A George II walnut side chair
No VAT will be charged on the hammer price, but VA… Read more
A George II walnut side chair

ATTRIBUTED TO WILLIAM BASTARD

Details
A George II walnut side chair
Attributed to William Bastard
The toprail carved with two chimerical winged serpents above a pierced Chinese back between scroll carved uprights, the padded seat on carved chamfered square legs joined by a Chinese railed frieze with stretchers below
Provenance
Edward Weld, Esq. (d.1761), Lulworth Castle, Dorset.
Literature
LITERATURE FOR THE SUITE
P. Macquoid and R. Edwards, The Dictionary of English Furniture, vol. I, London, rev. ed., 1954, p. 286, pl. 190.
'Lulworth Castle', Country Life, vol. LIX, p. 52, 1926.
J. Goodall, 'Lulworth Castle', Country Life, 13 January 2000, p. 38, fig. 7.
Special notice
No VAT will be charged on the hammer price, but VAT at 17.5% will be added to the buyer's premium which is invoiced on a VAT inclusive basis.
Sale room notice
Please note this chair is mahogany and not walnut as stated in the catalogue.

Lot Essay

This fabulous 'Chinese Chippendale' chair formed part of a dragon-crested suite commissioned for a Chinese-papered bedroom apartment at Lulworth Castle, Dorset by Edward Weld (d.1761). Addorsed dragons guard Venus-shell badges carved on the serpentined cresting; while reeds lap the zig-zag fretted uprights of the railed back, whose 'Chinese Double Brac'd Paleing'. Corresponds to a pattern in William Halfpenny's 'Twenty New Designs of Chinese Lattice', 1750. The same fret pattern originally filled the seat-rail. The chair is likely to be contemporary with the dragon-guarded Chinese-temple bed supplied in 1754 for Badminton House, Gloucestershire by the Berkeley Square cabinet-maker William Linnell (d. 1765). A Lulworth rainwater pipe also bears the date 1754, in which year Thomas Chippendale issued The Gentleman and Cabinet-Maker's Director.
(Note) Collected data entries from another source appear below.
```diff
@@ -1404,34 +1411,28 @@
             const uint32_t whi = (uint32_t)__builtin_amdgcn_readlane((int)tw, 2 * r + 1);
             const uint64_t m64 = (uint64_t)wlo | ((uint64_t)whi << 32);
             const uint32_t below = __builtin_amdgcn_mbcnt_hi(whi, __builtin_amdgcn_mbcnt_lo(wlo, 0u));
-            if (__builtin_amdgcn_inverse_ballot_w64(m64)) alist[wave][na + below] = (uint16_t)(r * 64 + lane);
+            if (__builtin_amdgcn_inverse_ballot_w64(m64)) al[na + below] = (uint16_t)(r * 64 + lane);
             na += (uint32_t)__popcll(m64);
         }
         fl_lds_order();
+        const uint32_t wsh = (uint32_t)((uintptr_t)(src + h0) & 15u);
+        const uint32_t ngran = (min(N - h0, FL_TOK_PART + FL_TOK_LOOK) + wsh + 15u) >> 4;
+        uint4 wg = make_uint4(0, 0, 0, 0);
+        if (tid < ngran) wg = *(const uint4*)(src + h0 - wsh + (tid << 4));
+        const uint32_t* dspan = descg + span0;
         uint32_t d[FL_TOK_R];
 #pragma unroll
         for (int k = 0; k < (int)FL_TOK_R; k++) {
             const uint32_t j = 64 * k + lane;
-            d[k] = j < na ? descg[span0 + alist[wave][j]] : 0u;
-        }
-        {
-            const uint32_t nb = min(N - h0, FL_TOK_PART + FL_TOK_LOOK);
-            constexpr uint32_t WR = (FL_TOK_WIN_DW + FL_EMITZ_THREADS - 1) / FL_EMITZ_THREADS;
-            uint32_t wv[WR];
-#pragma unroll
-            for (uint32_t u = 0; u < WR; u++) {
-                const uint32_t i = u * FL_EMITZ_THREADS + tid;
-                wv[u] = 4 * i < nb ? fl_load_u32_clamped(src + h0, 4 * i, nb) : 0u;
-            }
-#pragma unroll
-            for (uint32_t u = 0; u < WR; u++) {
-                const uint32_t i = u * FL_EMITZ_THREADS + tid;
-                if (i < FL_TOK_WIN_DW) winp[i] = wv[u];
-            }
-        }
+            d[k] = j < na ? fl_ld32_off(dspan, 4u * al[j]) : 0u;
+        }
+        if (tid < ngran) win16[tid] = wg;
         uint32_t cnt = 0;
 #pragma unroll
-        for (int r = 0; r < (int)FL_TOK_R; r++) cnt += d[r] ? ((d[r] & PZ_DESC_LIT) ? 1u : ((d[r] >> 23) & 0xff) + 1u) : 0u;
+        for (int r = 0; r < (int)FL_TOK_R; r++) {
+            const uint32_t dm = (d[r] & PZ_DESC_LIT) ? 0u : d[r];
+            cnt += (d[r] != 0 ? 1u : 0u) + ((dm >> 23) & 0xffu);
+        }
         cnt = fl_wave_sum(cnt);
         if (lane == 0) wtot[wave] = cnt;
         __syncthreads();
@@ -1440,39 +1441,58 @@
             if (w < wave) run += wtot[w];
             run0 += wtot[w];
         }
-#pragma unroll 1
-        for (uint32_t k0 = 0; k0 < na; k0 += 64) {
-            const uint32_t j = k0 + lane;
-            const uint32_t d0r = d[0];
-#pragma unroll
-            for (int k = 0; k + 1 < (int)FL_TOK_R; k++) d[k] = d[k + 1];
-            d[FL_TOK_R - 1] = d0r;
-            const bool mk = d0r != 0;
-            const uint32_t p = span0 + (mk ? (uint32_t)alist[wave][j] : 0u);
-            const uint32_t q = p - h0;
-            const uint32_t dd = (d0r & PZ_DESC_LIT) ? 0u : d0r;
-            const uint32_t nl = mk ? (dd ? ((dd >> 23) & 0xff) : 1u) : 0u;
-            const uint32_t nt = mk ? (dd ? nl + 1 : 1u) : 0u;
-            const uint32_t incl = fl_wave_incl_scan_dpp(nt);
-            uint32_t idx = run + incl - nt;
-            run += __builtin_amdgcn_readlane(incl, 63);
-            for (uint32_t x = 0; x < nl; x++) {
-                const uint32_t byte = fl_win_byte(winp, q + x);
-                tokens[idx] = FL_TOK_LIT(byte);
-                atomicAdd(&hist[idx >> 15][byte], 1u);
-                if (idx == FL_MAX_TOKENS - 1) v1_sh = e1_sh = p + x + 1;
-                idx++;
-            }
-            if (mk && dd) {
-                const uint32_t ll = (dd >> 15) & 0xff, d0 = dd & 0x7fff;
-                tokens[idx] = (1u << 23) | (ll << 15) | d0;
-                atomicAdd(&hist[idx >> 15][257 + fl_len_index(ll)], 1u);
-                atomicAdd(&hist[idx >> 15][286 + fl_dist_code(d0)], 1u);
-                if (idx == FL_MAX_TOKENS - 1) {
-                    v1_sh = p + nl + ((ll + 3 >= prm.lazy) ? 0 : 1);
-                    e1_sh = p + nl + ll + 3;
-                }
-            }
+        run = (uint32_t)__builtin_amdgcn_readfirstlane((int)run);
+        auto emit_round = [&](const uint32_t dk, const uint32_t k0) {
+            const bool mk = dk != 0;
+            const uint32_t p = span0 + (mk ? (uint32_t)al[k0 + lane] : 0u);
+            const uint32_t q = p - h0 + wsh;
+            const bool one = (dk & PZ_DESC_LIT) != 0;
+            const uint32_t dd = one ? 0u : dk;
+            const uint32_t jl = (dd >> 23) & 0xffu;
+            const uint32_t nl = one ? 1u : jl;
+            const uint32_t nt = (mk ? 1u : 0u) + jl;
+            uint32_t incl = fl_wave_incl_scan_dpp(nt);
+            asm("" : "+v"(incl));
+            const uint32_t idx0 = run + incl - nt;
+            const uint32_t run1 = run + (uint32_t)__builtin_amdgcn_readlane((int)incl, 63);
+            auto body = [&](auto cut_t) {
+                constexpr bool CUT = decltype(cut_t)::value;
+                uint32_t idx = idx0;
+                uint32_t* hs = hist[CUT ? 0u : (run >> 15)];
+                auto literal = [&](const uint32_t x) {
+                    const uint32_t byte = winb[q + x];
+                    fl_st32_off(tokens, 4u * idx, FL_TOK_LIT(byte));
+                    atomicAdd(CUT ? &hist[idx >> 15][byte] : &hs[byte], 1u);
+                    if (CUT && idx == FL_MAX_TOKENS - 1) v1_sh = e1_sh = p + x + 1;
+                    idx++;
+                };
+                if (__builtin_amdgcn_ballot_w64(nl > 1u) == 0) {
+                    if (nl) literal(0u);
+                } else {
+                    for (uint32_t x = 0; x < nl; x++) literal(x);
+                }
+                if (dd) {
+                    const uint32_t ll = (dd >> 15) & 0xff, d0 = dd & 0x7fff;
+                    fl_st32_off(tokens, 4u * idx, (1u << 23) | (dd & 0x7fffffu));
+                    uint32_t* hm = CUT ? hist[idx >> 15] : hs;
+                    atomicAdd(&hm[257 + lent[ll]], 1u);
+                    atomicAdd(&hm[286 - 256 + fl_dist_code_p256(d0)], 1u);
+                    if (CUT && idx == FL_MAX_TOKENS - 1) {
+                        v1_sh = p + nl + ((ll + 3 >= prm.lazy) ? 0 : 1);
+                        e1_sh = p + nl + ll + 3;
+                    }
+                }
+            };
+            if (run < FL_MAX_TOKENS && run1 >= FL_MAX_TOKENS)
+                body(std::true_type());
+            else
+                body(std::false_type());
+            run = run1;
+        };
+#pragma unroll
+        for (int k = 0; k < (int)FL_TOK_R; k++) {
+            if (64u * k >= na) break;
+            emit_round(d[k], 64u * k);
         }
         __syncthreads();
     }
```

Weld employed the Blandford family of architects, builders etc. of John, William and Benjamin Bastard, and one of his letters written to John Bastard in 1754 concerns the 'green mohair for the best chamber' (Weld MSS in Dorset Record Office). Furniture designs feature in the surviving sketch-books of the Blandford Bastards; and this Lulworth set has been attributed to the sculptor carver William Bastard (d. 1772), who furnished the Grand Jury Room at Dorchester in 1754. It is possible that this set was provided for a bedroom, while the matching set, with flowered seat-rails, stood in the adjoining dressing-room. The same firm, listed as John & William Bastard are noted as supplying furniture in 1756 to John, 4th Duke of Bedford and marked 'To go to Camp': the Duke was in camp as a militia commander during the summer of 1756 (C. Gilbert & G. Beard, eds. The Dictionary of English Furniture Makers 1660-1840, Leeds, 1986, p. 48.

A related pair of chairs, together with four flowered-rail chairs, was sold anonymously, Christie's London, 5 December 1991, lots 232-234).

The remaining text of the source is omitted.